[[ Task data, beginning ]]

template <bool DOP, bool ROWP>
__global__ __launch_bounds__(256, 5) void gram_kernel(int m, int n, const double* __restrict__ A, int lda,
                                                   const double* __restrict__ w, GramL2 g, double* __restrict__ P,
                                                   int ldp, long long p_stride, const int* __restrict__ active,
                                                   int ntile, double* __restrict__ Ppk, long long ppk_stride, int nchp,
                                                   long long a_stride) {
    const int b = blockIdx.y;
    if (active && !active[b]) return;
    A += (size_t)b * a_stride;
    int t = blockIdx.x, ti = 0;
    while (t >= ti + 1) { t -= ti + 1; ++ti; }
    const int tj = t;
    const int i0 = ti * GT, j0 = tj * GT;
    const bool diag = (ti == tj);

    __shared__ double sI[GK * GLD];
    __shared__ double sJ[GK * GLD];

    const int tid = threadIdx.x, lane = tid & 63, wv = tid >> 6;
    const int wi = (wv >> 1) * 32, wj = (wv & 1) * 32;
    const double* wb = w + (size_t)b * m;

    v4d acc[2][2];
#pragma unroll
    for (int a = 0; a < 2; ++a)
#pragma unroll
        for (int c = 0; c < 2; ++c) acc[a][c] = (v4d){0.0, 0.0, 0.0, 0.0};

    const int sk = tid >> 4, sc = (tid & 15) * 4;
    const bool vec2 = ((lda | n) & 1) == 0;
    double vi[4], vj[4], wkr = 0.0;
    auto fetch = [&](int k0) {
        const int k = k0 + sk;
#pragma unroll
        for (int e = 0; e < 4; ++e) { vi[e] = 0.0; vj[e] = 0.0; }
        wkr = 0.0;
        if (k < m) {
            wkr = wb[k];
            const double* row = A + (size_t)k * lda;
            if (vec2) {
#pragma unroll
                for (int e = 0; e < 4; e += 2) {
                    const int ci = i0 + sc + e, cj = j0 + sc + e;
                    if (ci < n) { const double2 t = *reinterpret_cast<const double2*>(row + ci); vi[e] = t.x; vi[e + 1] = t.y; }
                    if (!diag && cj < n) { const double2 t = *reinterpret_cast<const double2*>(row + cj); vj[e] = t.x; vj[e + 1] = t.y; }
                }
            } else {
#pragma unroll
                for (int e = 0; e < 4; ++e) {
                    const int ci = i0 + sc + e, cj = j0 + sc + e;
                    if (ci < n) vi[e] = row[ci];
                    if (!diag && cj < n) vj[e] = row[cj];
                }
            }
        }
    };
    const int nt16 = (n + 15) >> 4;
    const int tr0 = __builtin_amdgcn_readfirstlane((i0 + wi) >> 4), tc0 = __builtin_amdgcn_readfirstlane((j0 + wj) >> 4);
    const bool need00 = tr0 < nt16 && tc0 < nt16 && tr0 >= tc0;
    const bool need01 = tr0 < nt16 && tc0 + 1 < nt16 && tr0 >= tc0 + 1;
    const bool need10 = tr0 + 1 < nt16 && tc0 < nt16 && tr0 + 1 >= tc0;
    const bool need11 = tr0 + 1 < nt16 && tc0 + 1 < nt16 && tr0 + 1 >= tc0 + 1;
    fetch(0);
    for (int k0 = 0; k0 < m; k0 += GK) {
        __syncthreads();
        *reinterpret_cast<double2*>(&sI[sk * GLD + sc]) = make_double2(wkr * vi[0], wkr * vi[1]);
        *reinterpret_cast<double2*>(&sI[sk * GLD + sc + 2]) = make_double2(wkr * vi[2], wkr * vi[3]);
        if (!diag) {
            *reinterpret_cast<double2*>(&sJ[sk * GLD + sc]) = make_double2(wkr * vj[0], wkr * vj[1]);
            *reinterpret_cast<double2*>(&sJ[sk * GLD + sc + 2]) = make_double2(wkr * vj[2], wkr * vj[3]);
        }
        __syncthreads();
        if (k0 + GK < m) fetch(k0 + GK);
        const double* sj = diag ? sI : sJ;
#pragma unroll
        for (int kk = 0; kk < GK; kk += 4) {
            const int kr = kk + (lane >> 4);
            double a0 = sI[kr * GLD + wi + (lane & 15)];
            double a1 = sI[kr * GLD + wi + 16 + (lane & 15)];
            double b0 = sj[kr * GLD + wj + (lane & 15)];
            double b1 = sj[kr * GLD + wj + 16 + (lane & 15)];
            if (need00) acc[0][0] = __builtin_amdgcn_mfma_f64_16x16x4f64(b0, a0, acc[0][0], 0, 0, 0);
            if (need01) acc[0][1] = __builtin_amdgcn_mfma_f64_16x16x4f64(b1, a0, acc[0][1], 0, 0, 0);
            if (need10) acc[1][0] = __builtin_amdgcn_mfma_f64_16x16x4f64(b0, a1, acc[1][0], 0, 0, 0);
            if (need11) acc[1][1] = __builtin_amdgcn_mfma_f64_16x16x4f64(b1, a1, acc[1][1], 0, 0, 0);
        }
    }

    double (*sqI)[GT] = reinterpret_cast<double (*)[GT]>(sI);
    double (*sqJ)[GT] = reinterpret_cast<double (*)[GT]>(sJ);
    constexpr int TW = 2 * GT;
    double (*tw)[TW] = reinterpret_cast<double (*)[TW]>(sI + 3 * GT);
    const int dbase = i0 - j0 - (GT - 1);
    double fac[3] = {0, 0, 0};
    const bool l2on = g.s && !(!DOP && g.toep && g.toep_maxd >= 0 && (j0 >= g.ns || g.spec_zero) && i0 >= g.ns && dbase > g.toep_maxd);
    if (l2on) {
#pragma unroll
        for (int k = 0; k < 3; ++k) fac[k] = g.dfac[k] * (g.use_rho ? g.rho[(size_t)b * 3 + k] : 1.0);
        __syncthreads();
        const double* sb_ = g.s + (size_t)b * 3 * n;
        for (int e = tid; e < 3 * GT; e += 256) {
            const int k = e / GT, c = e % GT;
            sqI[k][c] = (i0 + c < n) ? sqrt(sb_[k * n + i0 + c]) : 0.0;
            sqJ[k][c] = (j0 + c < n) ? sqrt(sb_[k * n + j0 + c]) : 0.0;
        }
        if (g.toep) {
            const int nd = n - g.ns;
            for (int e = tid; e < 3 * TW; e += 256) {
                const int k = e / TW, sl = e % TW;
                int dd = dbase + sl;
                dd = dd < 0 ? -dd : dd;
                tw[k][sl] = (g.dfac[k] > 0.0 && dd < nd) ? g.mk[k][(size_t)g.ns * g.ldm + g.ns + dd] * fac[k] : 0.0;
            }
        }
        __syncthreads();
    }
    double* Pb = (ROWP && P) ? P + (size_t)b * p_stride : nullptr;
    double dfac2[3] = {0, 0, 0};
    if (l2on) {
        if (DOP) {
#pragma unroll
            for (int k = 0; k < 3; ++k) dfac2[k] = g.dop_dfac[k] * (g.use_rho ? g.dop_rho[(size_t)b * 3 + k] : 1.0);
        }
    }
    const int dop_lo = DOP ? g.dop_start : 0, dop_hi = DOP ? g.dop_start + g.dop_size : 0;
    double* Pk = Ppk ? Ppk + (size_t)b * ppk_stride : nullptr;
#pragma unroll
    for (int a = 0; a < 2; ++a)
#pragma unroll
        for (int c = 0; c < 2; ++c) {
            double vals[4];
#pragma unroll
            for (int r = 0; r < 4; ++r) {
                const int i = i0 + wi + a * 16 + (lane & 15);
                const int j = j0 + wj + c * 16 + (lane >> 4) + 4 * r;
                double v = 0.0;
                if (i < n && j < n) {
                    v = acc[a][c][r];
                    if (l2on) {
                        double l2 = 0.0;
#pragma unroll
                        for (int k = 0; k < 3; ++k) {
                            if (g.dfac[k] > 0.0) {
                                double mv;
                                if (g.toep && i >= g.ns && j >= g.ns) {
                                    mv = tw[k][(i - j) - dbase];
                                } else {
                                    mv = g.sym ? g.mk[k][(size_t)j * g.ldm + i] : g.mk[k][(size_t)i * g.ldm + j];
                                    if (i >= g.ns && j >= g.ns) mv *= fac[k];
                                    else if (DOP && i >= dop_lo && i < dop_hi && j >= dop_lo && j < dop_hi) mv *= dfac2[k];
                                }
                                l2 += (sqI[k][i - i0] * mv) * sqJ[k][j - j0];
                            }
                        }
                        v += l2;
                    } else if (!g.s && g.l2) {
                        v += g.l2[(size_t)b * g.l2_stride + (size_t)i * g.ldl2 + j];
                    }
                    if (ROWP && Pb && !(diag && j > i)) {
                        Pb[(size_t)i * ldp + j] = v;
                        if (i != j) Pb[(size_t)j * ldp + i] = v;
                    }
                }
                vals[r] = v;
            }
            if (Pk) {
                const int tr = ((i0 + wi) >> 4) + a, tc = ((j0 + wj) >> 4) + c;
                if (tr < nchp && tc < nchp && tr >= tc) {
                    double2* tile = reinterpret_cast<double2*>(Pk + ((size_t)tr * nchp + tc) * 256);
                    const int fo = (lane & 15) * 4 + (lane >> 4);
                    tile[fo] = make_double2(vals[0], vals[1]);
                    tile[64 + fo] = make_double2(vals[2], vals[3]);
                }
            }
        }
}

[[ Task data, end ]]

* _Assignment_
Once you find the line with "double (*tw)[TW] = reinterpret_cast<double" above, print it and every line after it up to and including the line with "const int k = e / GT, c = e % GT;", exactly as written and nothing else.

* _Exercise response_
    double (*tw)[TW] = reinterpret_cast<double (*)[TW]>(sI + 3 * GT);
    const int dbase = i0 - j0 - (GT - 1);
    double fac[3] = {0, 0, 0};
    const bool l2on = g.s && !(!DOP && g.toep && g.toep_maxd >= 0 && (j0 >= g.ns || g.spec_zero) && i0 >= g.ns && dbase > g.toep_maxd);
    if (l2on) {
#pragma unroll
        for (int k = 0; k < 3; ++k) fac[k] = g.dfac[k] * (g.use_rho ? g.rho[(size_t)b * 3 + k] : 1.0);
        __syncthreads();
        const double* sb_ = g.s + (size_t)b * 3 * n;
        for (int e = tid; e < 3 * GT; e += 256) {
            const int k = e / GT, c = e % GT;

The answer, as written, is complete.